=== Begin Enclosure ===

struct Cand {
    float score;
    uint32_t doc;
};

}
struct ScanSlot {
    int qtile, slice, nslices;
};
__device__ __forceinline__ ScanSlot scan_slot(int n_qtiles) {
// ... 623 lines not shown
                [&](int u) { return fkey(load_cand(u).score); }, my_n, kprime, hist, bc);
            floor32 = fkey_inv(tkey);
            for (int u = 0; u < my_n; ++u) {
                const Cand e = load_cand(u);
                if (fkey(e.score) > tkey) {
                    const int p = atomicAdd(&n_sel, 1);
                    s_id[p] = e.doc;
                }
            }
            __syncthreads();
            for (int u = 0; u < my_n; ++u) {
                const Cand e = load_cand(u);
                if (fkey(e.score) == tkey) {
                    const int p = atomicAdd(&n_sel, 1);
                    if (p < kprime) s_id[p] = e.doc;
                }
            }
            __syncthreads();
            if (threadIdx.x == 0 && n_sel > kprime) n_sel = kprime;
        } else {
            for (int u = 0; u < my_n; ++u) {
                const Cand e = load_cand(u);
                if (e.score > -INFINITY) {
                    const int p = atomicAdd(&n_sel, 1);
                    s_id[p] = e.doc;
                }
            }
        }
    }
    __syncthreads();
    const int ns = n_sel;
    for (int i = threadIdx.x; i < ns; i += SEL_THREADS) sel_rows[(int64_t)q * CAPB + i] = s_id[i];
    if (threadIdx.x == 0) {
        sel_meta[4 * q + 0] = ns;
        sel_meta[4 * q + 1] = (int32_t)__float_as_uint(floor32);
        sel_meta[4 * q + 2] = overflow ? 1 : 0;
        sel_meta[4 * q + 3] = (int32_t)__float_as_uint(gF);
    }
}

constexpr int RR_WAVES = 2, RR_THREADS = 64 * RR_WAVES, RR_ROWS = 64;
static size_t rescore_lds_bytes(int dim) {
    return sizeof(double) * dim + sizeof(float4) * RR_WAVES * RR_ROWS * RS_STRIDE;
}
template <int U>
__device__ __forceinline__ double rescore_pass(const f32x4* (&rp)[8], f32x4* stage, const double* q64,
                                               int nchunk, int lane, int lrow, int lch) {
    constexpr int D = U >= 2 ? 16 / U : 8;
    f32x4 nxt[D][U];
#pragma unroll
    for (int dd = 0; dd < D; ++dd)
#pragma unroll
        for (int u = 0; u < U; ++u) nxt[dd][u] = rp[u][8 * dd];
    double dot = 0.0;
#pragma unroll 1
    for (int ck0 = 0; ck0 < nchunk; ck0 += D) {
#pragma unroll
        for (int dd = 0; dd < D; ++dd) {
            const int ck = ck0 + dd;
#pragma unroll
            for (int u = 0; u < U; ++u) stage[(lrow + 8 * u) * RS_STRIDE + lch] = nxt[dd][u];
            const int cn = ck + D < nchunk ? ck + D : nchunk - 1;
#pragma unroll
            for (int u = 0; u < U; ++u) nxt[dd][u] = rp[u][8 * cn];
            __builtin_amdgcn_fence(__ATOMIC_ACQ_REL, "wavefront");
            __builtin_amdgcn_wave_barrier();
            const f32x4* src = stage + lane * RS_STRIDE;
            const double* qv = q64 + 32 * ck;
#pragma unroll
            for (int ch = 0; ch < 8; ++ch) {
                const f32x4 x = src[ch];
                dot = __fma_rn((double)x.x, qv[4 * ch + 0], dot);
                dot = __fma_rn((double)x.y, qv[4 * ch + 1], dot);
                dot = __fma_rn((double)x.z, qv[4 * ch + 2], dot);
                dot = __fma_rn((double)x.w, qv[4 * ch + 3], dot);
            }
            __builtin_amdgcn_fence(__ATOMIC_ACQ_REL, "wavefront");
            __builtin_amdgcn_wave_barrier();
        }
    }
    return dot;
}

=== End Enclosure ===

__PROBLEM TO WORK ON__
Send back exactly the lines of the listing above starting at the one with "constexpr int D = U >= 2 ? 16 / U : 8;" and ending at the one with "const f32x4* src", inclusive, and no others.

__WRITTEN ANSWER__
    constexpr int D = U >= 2 ? 16 / U : 8;
    f32x4 nxt[D][U];
#pragma unroll
    for (int dd = 0; dd < D; ++dd)
#pragma unroll
        for (int u = 0; u < U; ++u) nxt[dd][u] = rp[u][8 * dd];
    double dot = 0.0;
#pragma unroll 1
    for (int ck0 = 0; ck0 < nchunk; ck0 += D) {
#pragma unroll
        for (int dd = 0; dd < D; ++dd) {
            const int ck = ck0 + dd;
#pragma unroll
            for (int u = 0; u < U; ++u) stage[(lrow + 8 * u) * RS_STRIDE + lch] = nxt[dd][u];
            const int cn = ck + D < nchunk ? ck + D : nchunk - 1;
#pragma unroll
            for (int u = 0; u < U; ++u) nxt[dd][u] = rp[u][8 * cn];
            __builtin_amdgcn_fence(__ATOMIC_ACQ_REL, "wavefront");
            __builtin_amdgcn_wave_barrier();
            const f32x4* src = stage + lane * RS_STRIDE;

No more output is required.